In der Schweiz sinken die Verkaufspreise rasant. Nun ergibt sich wiederum neues Potenzial für Deflation, wie die aktuellen Erzeugerpreise verdeutlichen.
Wenn Preise steigen, heulen die Medien wie verrückt.
Doch geht das Preisniveau zurück, vergessen manche Journalisten, die Entwicklungen korrekt zu beschreiben.
Klare Rückwärtsbewegung
So sinken derzeit nämlich die Verkaufspreise im Schweizer Detailhandel um Coop, Migros, Manor, Globus, Aldi, Lidl, Denner & Co. stark. In den Medien ist darüber aber kaum etwas zu lesen.

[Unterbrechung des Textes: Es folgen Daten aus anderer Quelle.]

## Files before the change

bot7_amd/build.py:

```python
import concurrent.futures
import os
import subprocess
import sys

HERE = os.path.dirname(os.path.abspath(__file__))
ROOT = os.path.dirname(HERE)
CSRC = os.path.join(HERE, "csrc")
BUILD = os.path.join(HERE, "_build")
OUT = os.path.join(HERE, "libbot7hip.so")
SOURCES = ["context.hip", "grid_api.hip", "gp_api.hip", "nominate.hip", "blr_api.hip", "sobol.hip", "covar.hip", "potrf.hip", "potrf_persist.hip", "posterior.hip", "score.hip", "extras.hip", "comm.hip", "group.hip", "blr_small.hip", "gp_small.hip", "kpost_small.hip", "batch.hip", "mes.hip", "rff.hip", "slice.hip", "refine.hip", "kg.hip", "ehvi.hip", "trust_region.hip", "ehvi3.hip", "blr_ts.hip", "ts_hvi.hip", "ts_feas.hip", "ts_refine.hip"]
DIAG_ONLY_SOURCES = ["nll_small.hip"]
DIAG_OUT = os.path.join(ROOT, "tools", "_build", "libbot7hip_diag.so")
HEADERS = [os.path.join(CSRC, "b7_internal.h"), os.path.join(CSRC, "gemm_f64.h"), os.path.join(CSRC, "potrf_diag.h"), os.path.join(CSRC, "comm_rccl.h"), os.path.join(CSRC, "ksx_exp.h"), os.path.join(CSRC, "ksx_walk.h"), os.path.join(CSRC, "exp_table.h"), os.path.join(CSRC, "mes_math.h"), os.path.join(CSRC, "logei_math.h"), os.path.join(CSRC, "ehvi_math.h"), os.path.join(CSRC, "counter_rng.h"), os.path.join(CSRC, "gp_small_body.h"), os.path.join(CSRC, "post_ring_layout.h"),
           os.path.join(ROOT, "include", "bot7hip.h")]
HIPCC = os.environ.get("HIPCC", "/opt/rocm/bin/hipcc")
FLAGS = ["-O3", "-std=c++17", "-fPIC", "--offload-arch=gfx950", "-fno-fast-math", "-Wall",
         "-I" + os.path.join(ROOT, "include"), "-I" + CSRC, "-I/opt/rocm/include"]


def _stale(target, deps):
    if not os.path.exists(target):
        return True
    t = os.path.getmtime(target)
    return any(os.path.getmtime(d) > t for d in deps)


EXTRA_FLAGS = {"covar.hip": ["-mllvm", "-amdgpu-mfma-vgpr-form"], "batch.hip": ["-mllvm", "-amdgpu-mfma-vgpr-form"],
               "rff.hip": ["-mllvm", "-amdgpu-mfma-vgpr-form"],
               "ts_refine.hip": ["-mllvm", "-amdgpu-mfma-vgpr-form"],
               "kg.hip": ["-mllvm", "-amdgpu-mfma-vgpr-form"],
               "slice.hip": ["-mllvm", "-disable-machine-licm"]}


def _compile(src, diag=False):
    obj = os.path.join(BUILD, ("diag_" if diag else "") + src.replace(".hip", ".o"))
    path = os.path.join(CSRC, src)
    if _stale(obj, [path] + HEADERS + [os.path.abspath(__file__)]):
        subprocess.check_call([HIPCC] + FLAGS + EXTRA_FLAGS.get(src, []) + (["-DB7_DIAG"] if diag else []) + ["-c", path, "-o", obj])
        return obj, True
    return obj, False


def _mentions_diag(src):
    return "B7_DIAG" in open(os.path.join(CSRC, src)).read()


def build_diag(verbose=False):
    build()
    os.makedirs(os.path.dirname(DIAG_OUT), exist_ok=True)
    todo = [s for s in SOURCES if _mentions_diag(s)] + DIAG_ONLY_SOURCES
    with concurrent.futures.ThreadPoolExecutor(max_workers=min(8, len(todo))) as ex:
        res = dict(zip(todo, ex.map(lambda s: _compile(s, True), todo)))
    objs = [res[s][0] if s in res else os.path.join(BUILD, s.replace(".hip", ".o")) for s in SOURCES + DIAG_ONLY_SOURCES]
    if any(ch for _, ch in res.values()) or _stale(DIAG_OUT, objs):
        subprocess.check_call([HIPCC, "-shared", "-fPIC", "--offload-arch=gfx950", "-o", DIAG_OUT] + objs +
                              ["-ldl", "-Wl,-rpath,/opt/rocm/lib", "-Wl,--no-undefined", "-Wl,-Bsymbolic"])
        if verbose:
            print("built", DIAG_OUT)
    return DIAG_OUT


def posterior_isa():
    out = os.path.join(BUILD, "posterior.s")
    path = os.path.join(CSRC, "posterior.hip")
    if _stale(out, [path] + HEADERS + [os.path.abspath(__file__)]):
        subprocess.check_call([HIPCC] + [f for f in FLAGS if f != "-fPIC"] + ["-S", "--cuda-device-only", "-Wno-unused-command-line-argument",
                                                                            path, "-o", out])
    return out


def check_agpr_discipline():
    import re
    text = open(posterior_isa()).read()
    found = {}
    for m in re.finditer(r"^(_ZN\S*post_kernel_w4(?:ILi(\d)E|tILi\d+ELi\d+E)\S*):[^\n]*\n(.*?)\n\s*s_endpgm", text, flags=re.S | re.M):
        nj = int(m.group(2)) if m.group(2) else 16
        ntiles = 32 if nj == 16 else 8 * nj
        in_asm, stats, bad = False, {"mfma": 0, "mfma_from_zero": 0, "acc_reads": 0, "scratch": 0}, []
        for line in m.group(3).split("\n"):
            code = line.split(";")[0]
            if "ASMSTART" in line:
                in_asm = True
                continue
            if "ASMEND" in line:
                in_asm = False
                continue
            if in_asm:
                stats["mfma"] += "v_mfma_f64_16x16x4_f64" in code
                stats["mfma_from_zero"] += bool(re.search(r"v_mfma_f64_16x16x4_f64 a\[[^\]]*\], v\[[^\]]*\], v\[[^\]]*\], 0\s*$", code))
                stats["acc_reads"] += "v_accvgpr_read_b32" in code
            else:
                if re.search(r"(?<![A-Za-z0-9_.])a(\[|\d)", code):
                    bad.append(line.strip())
                if nj == 16 and re.search(r"\bm0\b", code):
                    bad.append(line.strip())
                stats["scratch"] += "scratch_" in code
        if bad or stats["scratch"] or stats["mfma_from_zero"] != ntiles or stats["acc_reads"] != 8 * ntiles:
            raise RuntimeError("post_kernel_w4<%d>: AGPR discipline broken: %r, compiler-generated AGPR uses: %r"
                               % (nj, stats, bad[:5]))
        found[nj] = stats
    if not {2, 4} <= set(found):
        raise RuntimeError("post_kernel_w4<2> and <4> expected in the ISA of posterior.hip, found %r" % sorted(found))
    return found


def build_post_probe():
    src = os.path.join(ROOT, "tools", "post_probe.hip")
    out = os.path.join(ROOT, "tools", "_build", "post_probe")
    os.makedirs(os.path.dirname(out), exist_ok=True)
    if _stale(out, [src, os.path.join(ROOT, "tools", "post_kernel_w8.h"), os.path.join(CSRC, "posterior.hip")] + HEADERS):
        subprocess.check_call([HIPCC, "--offload-arch=gfx950", "-O3", "-std=c++17", "-fno-fast-math", "-Wno-unused-value",
                               "-DB7_POST_NO_LAUNCHERS", "-I" + os.path.join(ROOT, "include"), "-I" + CSRC,
                               "-I/opt/rocm/include", "-o", out, src, "-Wl,-rpath,/opt/rocm/lib"])
    return out


def build(force=False, verbose=False):
    os.makedirs(BUILD, exist_ok=True)
    if force:
        for f in os.listdir(BUILD):
            os.remove(os.path.join(BUILD, f))
    with concurrent.futures.ThreadPoolExecutor(max_workers=min(8, len(SOURCES) + 2)) as ex:
        isa = ex.submit(check_agpr_discipline)
        probe = ex.submit(build_post_probe)
        results = list(ex.map(_compile, SOURCES))
        isa.result()
        probe.result()
    objs = [o for o, _ in results]
    if any(changed for _, changed in results) or _stale(OUT, objs):
        subprocess.check_call([HIPCC, "-shared", "-fPIC", "--offload-arch=gfx950", "-o", OUT] + objs +
                              ["-ldl", "-Wl,-rpath,/opt/rocm/lib", "-Wl,--no-undefined", "-Wl,-Bsymbolic"])
        if verbose:
            print("built", OUT)
    return OUT

# ... 6 lines not shown
```

bot7_amd/csrc/b7_internal.h:

```cpp
#pragma once
#include <hip/hip_runtime.h>
#include <stddef.h>
#include <stdint.h>

#include <map>
#include <string>
#include <vector>

#include "bot7hip.h"

constexpr int B7_NPAD = 128;
constexpr int B7_PANEL = 64;
constexpr int B7_PERSIST_NMAX = 4096;
constexpr int B7_MROWS = 256;
constexpr int B7_MAX_D = 96;

constexpr int B7_TAB_VAL = 0;
constexpr int B7_TAB_IDX = 1;
constexpr int B7_TAB_STATUS = 2;
constexpr int B7_TAB_ROWS = 3;
constexpr int B7_TAB_ROW0 = 4;
constexpr int B7_TAB_W = B7_TAB_ROW0 + B7_MAX_D;
constexpr int B7_MAX_WORLD = 64;

// ... 105 lines not shown
  double amp = 0, noise = 0, mean = 0;
  b7_gp_opts opts;
  int kernel = B7_KERNEL_ARDSE;
  DevBuf xobs;
  DevBuf w;
  DevBuf zsc;
  DevBuf zss;
  DevBuf K;
  DevBuf L;
  DevBuf Linv;
  DevBuf W;
  DevBuf dinv;
  DevBuf alpha;
  DevBuf resid;
  DevBuf atmp;
  DevBuf info;
  DevBuf ybuf;

  bool predicted = false;
  int64_t Mpred = 0;
  DevBuf mu;
  DevBuf var;
  DevBuf acc;
  bool acc_valid = false;
  int spin_us = 500;
  bool npad_small = true;
  bool potrf_small = true;
  bool blr_small = true;
  double fmin_scalar = 0.0;
  bool acc_fresh = false;
  int acc_kind = 0;
  DevBuf ks;
  size_t ks_bytes = (size_t)4 << 30;
  int diag_variant = 1;
  int inverse_inline = 1;
  PinnedBlock *pinned = nullptr, *pinned_dev = nullptr;
  std::vector<double> net_host;
  PinBuf pin_blr;
  PinBuf pin_eval;
  PinBuf pin_nll;
  PinBuf pin_slice;
  DevBuf slice_state;
  DevBuf slice_trace;
  int slice_trace_rpc = 0;
  int slice_trace_C = 0, slice_trace_D = 0;
  bool fmin_staged = false;
  bool potrf_attrs_set = false;
  bool linv_done = false;
  int potrf_sched = 3;
  int syrk_small = 1;
  int potrf_defer = 1;
  int potrf_group = 2;
  struct JobList { DevBuf buf; int n = 0; };
  std::map<int, JobList> pjobs_cache;
  DevBuf pstamps;
  int pjobs_nb = 0, pjobs_n = 0;
  DevBuf bhyp, bw, bzsc, bzss, bK, bL, bdinv, bflags, binfo, bresid, bterms, bLinv, balpha, bmu, bvar;
  bool persist_attr_set = false, persist_stamps = false;
  int persist_helpers = 0;
  int persist_aborts = 0;
  int nll_small = 1;
  bool kpost_small = true;
  bool fit_small = true;
  int persist_fault = -1;
  int potrf_sched_saved = 0;
  DevBuf part;
// ... 434 lines not shown
```

bot7_amd/csrc/context.hip:

```cpp
#include <stdarg.h>
#include <stdio.h>
#include <stdlib.h>
#include <string.h>

#include "b7_internal.h"

static thread_local std::string g_create_err;

int b7_fail(b7_ctx *c, int code, const char *fmt, ...) {
  char buf[512];
  va_list ap;
  va_start(ap, fmt);
  vsnprintf(buf, sizeof(buf), fmt, ap);
  va_end(ap);
  if (c)
    c->err = buf;
  else
    g_create_err = buf;
  return code;
}

int b7_ensure(b7_ctx *c, DevBuf &b, size_t bytes) {
  if (bytes == 0) bytes = 16;
  if (b.cap >= bytes) return B7_OK;
// ... 133 lines not shown
  if (const char *pv = getenv("B7_TS_FEAS_ONEPASS")) c->ts_feas_onepass = atoi(pv) ? 1 : 0;
#endif
  e = hipStreamCreateWithFlags(&c->stream, hipStreamNonBlocking);
  if (e == hipSuccess) e = hipEventCreateWithFlags(&c->ev_fit, hipEventDisableTiming);
  if (e == hipSuccess) e = hipHostMalloc((void **)&c->pinned, B7_PINNED_BYTES, hipHostMallocMapped);
  if (e == hipSuccess) e = hipHostGetDevicePointer((void **)&c->pinned_dev, c->pinned, 0);
  if (e != hipSuccess) {
    if (c->pinned) (void)hipHostFree(c->pinned);
    if (c->stream) (void)hipStreamDestroy(c->stream);
    delete c;
    return b7_fail(nullptr, B7_ERR_HIP, "stream / pinned result block creation: %s", hipGetErrorString(e));
  }
  if (b7_ensure(c, c->scratch, B7_SCRATCH_BYTES) != B7_OK) {
    g_create_err = c->err;
    b7_destroy(c);
    return B7_ERR_NOMEM;
  }
  *out = c;
  return B7_OK;
}

void b7_destroy(b7_ctx *c) {
  if (!c) return;
  (void)hipSetDevice(c->device);
  (void)hipStreamSynchronize(c->stream);
  (void)b7_comm_destroy(c);
  DevBuf *all[] = {&c->grid[0], &c->grid[1], &c->xobs, &c->w,     &c->zsc,  &c->zss,     &c->K,      &c->L,
                   &c->Linv,    &c->W,       &c->dinv, &c->alpha, &c->resid, &c->info,   &c->ybuf,   &c->mu,
                   &c->var,     &c->acc,     &c->ks,   &c->part,  &c->scratch, &c->tmpgrid, &c->tmpmu, &c->tmpvar, &c->fant, &c->feat, &c->netbuf, &c->atmp, &c->slots, &c->pstamps,
                   &c->bhyp, &c->bw, &c->bzsc, &c->bzss, &c->bK, &c->bL, &c->bdinv, &c->bflags, &c->binfo, &c->bresid, &c->bterms,
                   &c->bLinv, &c->balpha, &c->bmu, &c->bvar, &c->ticket, &c->bel, &c->belvec, &c->ystar, &c->mes_ticket, &c->mes_user,
                   &c->ts_paths, &c->ts_draw, &c->ts_work, &c->ts_user, &c->ts_ref_ws, &c->ts_ref_trace, &c->ts_ref_user, &c->slice_trace, &c->slice_state, &c->refine_ws, &c->refine_trace, &c->refine_user,
                   &c->feas, &c->feas_stage, &c->kg, &c->kgvec, &c->kg_slopes, &c->kg_user,
                   &c->ts_hvi, &c->ts_hvi_t, &c->ts_hvi_user, &c->ts_feas, &c->ts_feas_user, &c->post, &c->ehvi_front, &c->ehvi_user, &c->ehvi3_front, &c->ehvi3_table, &c->ehvi3_user};
  for (auto &kv : c->pjobs_cache) b7_release(kv.second.buf);
  for (DevBuf *b : all) b7_release(*b);
  if (c->tev_init)
    for (int i = 0; i < B7_MAX_TIMERS; ++i) {
      (void)hipEventDestroy(c->tev[i][0]);
      (void)hipEventDestroy(c->tev[i][1]);
    }
  resolve_phases(c);
  if (c->pinned) (void)hipHostFree(c->pinned);
  for (PinBuf *b : {&c->pin_eval, &c->pin_blr, &c->pin_nll, &c->pin_bel, &c->pin_slice, &c->pin_kg})
    if (b->host) (void)hipHostFree(b->host);
  if (c->tab_host) (void)hipHostFree(c->tab_host);
  for (hipEvent_t e : c->free_events) (void)hipEventDestroy(e);
  if (c->phase_e0) (void)hipEventDestroy(c->phase_e0);
  if (c->ev_fit) (void)hipEventDestroy(c->ev_fit);
  for (hipEvent_t e : c->ev_feas)
    if (e) (void)hipEventDestroy(e);
  for (hipEvent_t e : c->ev_ehvi)
    if (e) (void)hipEventDestroy(e);
  for (hipEvent_t e : c->ev_ts_feas)
    if (e) (void)hipEventDestroy(e);
  (void)hipStreamDestroy(c->stream);
  delete c;
}

const char *b7_last_error(const b7_ctx *c) { return c ? c->err.c_str() : g_create_err.c_str(); }
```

Dieser Trend bekommt nunmehr aber sogar nochmals einen Schub.
Der Gesamtindex der Produzenten- und Importpreise sank im Dezember 2025 gegenüber dem Vormonat nämlich nochmals um 0,2 Prozent, wie das Bundesamt für Statistik BFS am heutigen Dienstag bekanntgab.
Im Vergleich zum Dezember 2024 sei das Preisniveau des Gesamtangebots von Inland- und Importprodukten damit um 1,8 Prozent zurückgegangen, hiess es weiter.
Günstigeres Erdöl
Sinkende Preise gegenüber dem Vormonat seien im Produzentenpreisindex vor allem für Mineralöl- und Milchprodukte registriert worden, erklärten die Statistiker.
Für den Rückgang des Importpreisindexes gegenüber dem November 2025 seien Pharmaprodukte sowie Erdöl und Erdgas verantwortlich gewesen.
Tiefere Preise hätten aber auch Mineralölprodukte, Automobile und Automobilteile sowie Computer gezeigt.
Die Liste der Güter, welche günstiger wurden, ist also ziemlich lang.

Teurer wurden laut dem BFS dagegen Metalle und Metallhalbzeug sowie Gemüse, Melonen und Kartoffeln.
Überall, wo diese Güter einfliessen, ist der Spielraum bei Preissenkungen für die Endverbraucher geringer.
Starker Franken wirkt bei Importen
Doch bei allen anderen Waren steigt die Wahrscheinlichkeit, dass Unternehmen bei Absatzschwierigkeiten die Verkaufspreise senken werden, denn die Firmen kaufen selbst viel günstiger ein als noch vor einem Jahr.
Mineralölprodukte wurden innert Jahresfrist sogar um 8,3 Prozent günstiger. Die Kosten für die Energieversorgung im Inland sanken um 7,6 Prozent. Energie selbst verbilligte sich um 7,4 Prozent.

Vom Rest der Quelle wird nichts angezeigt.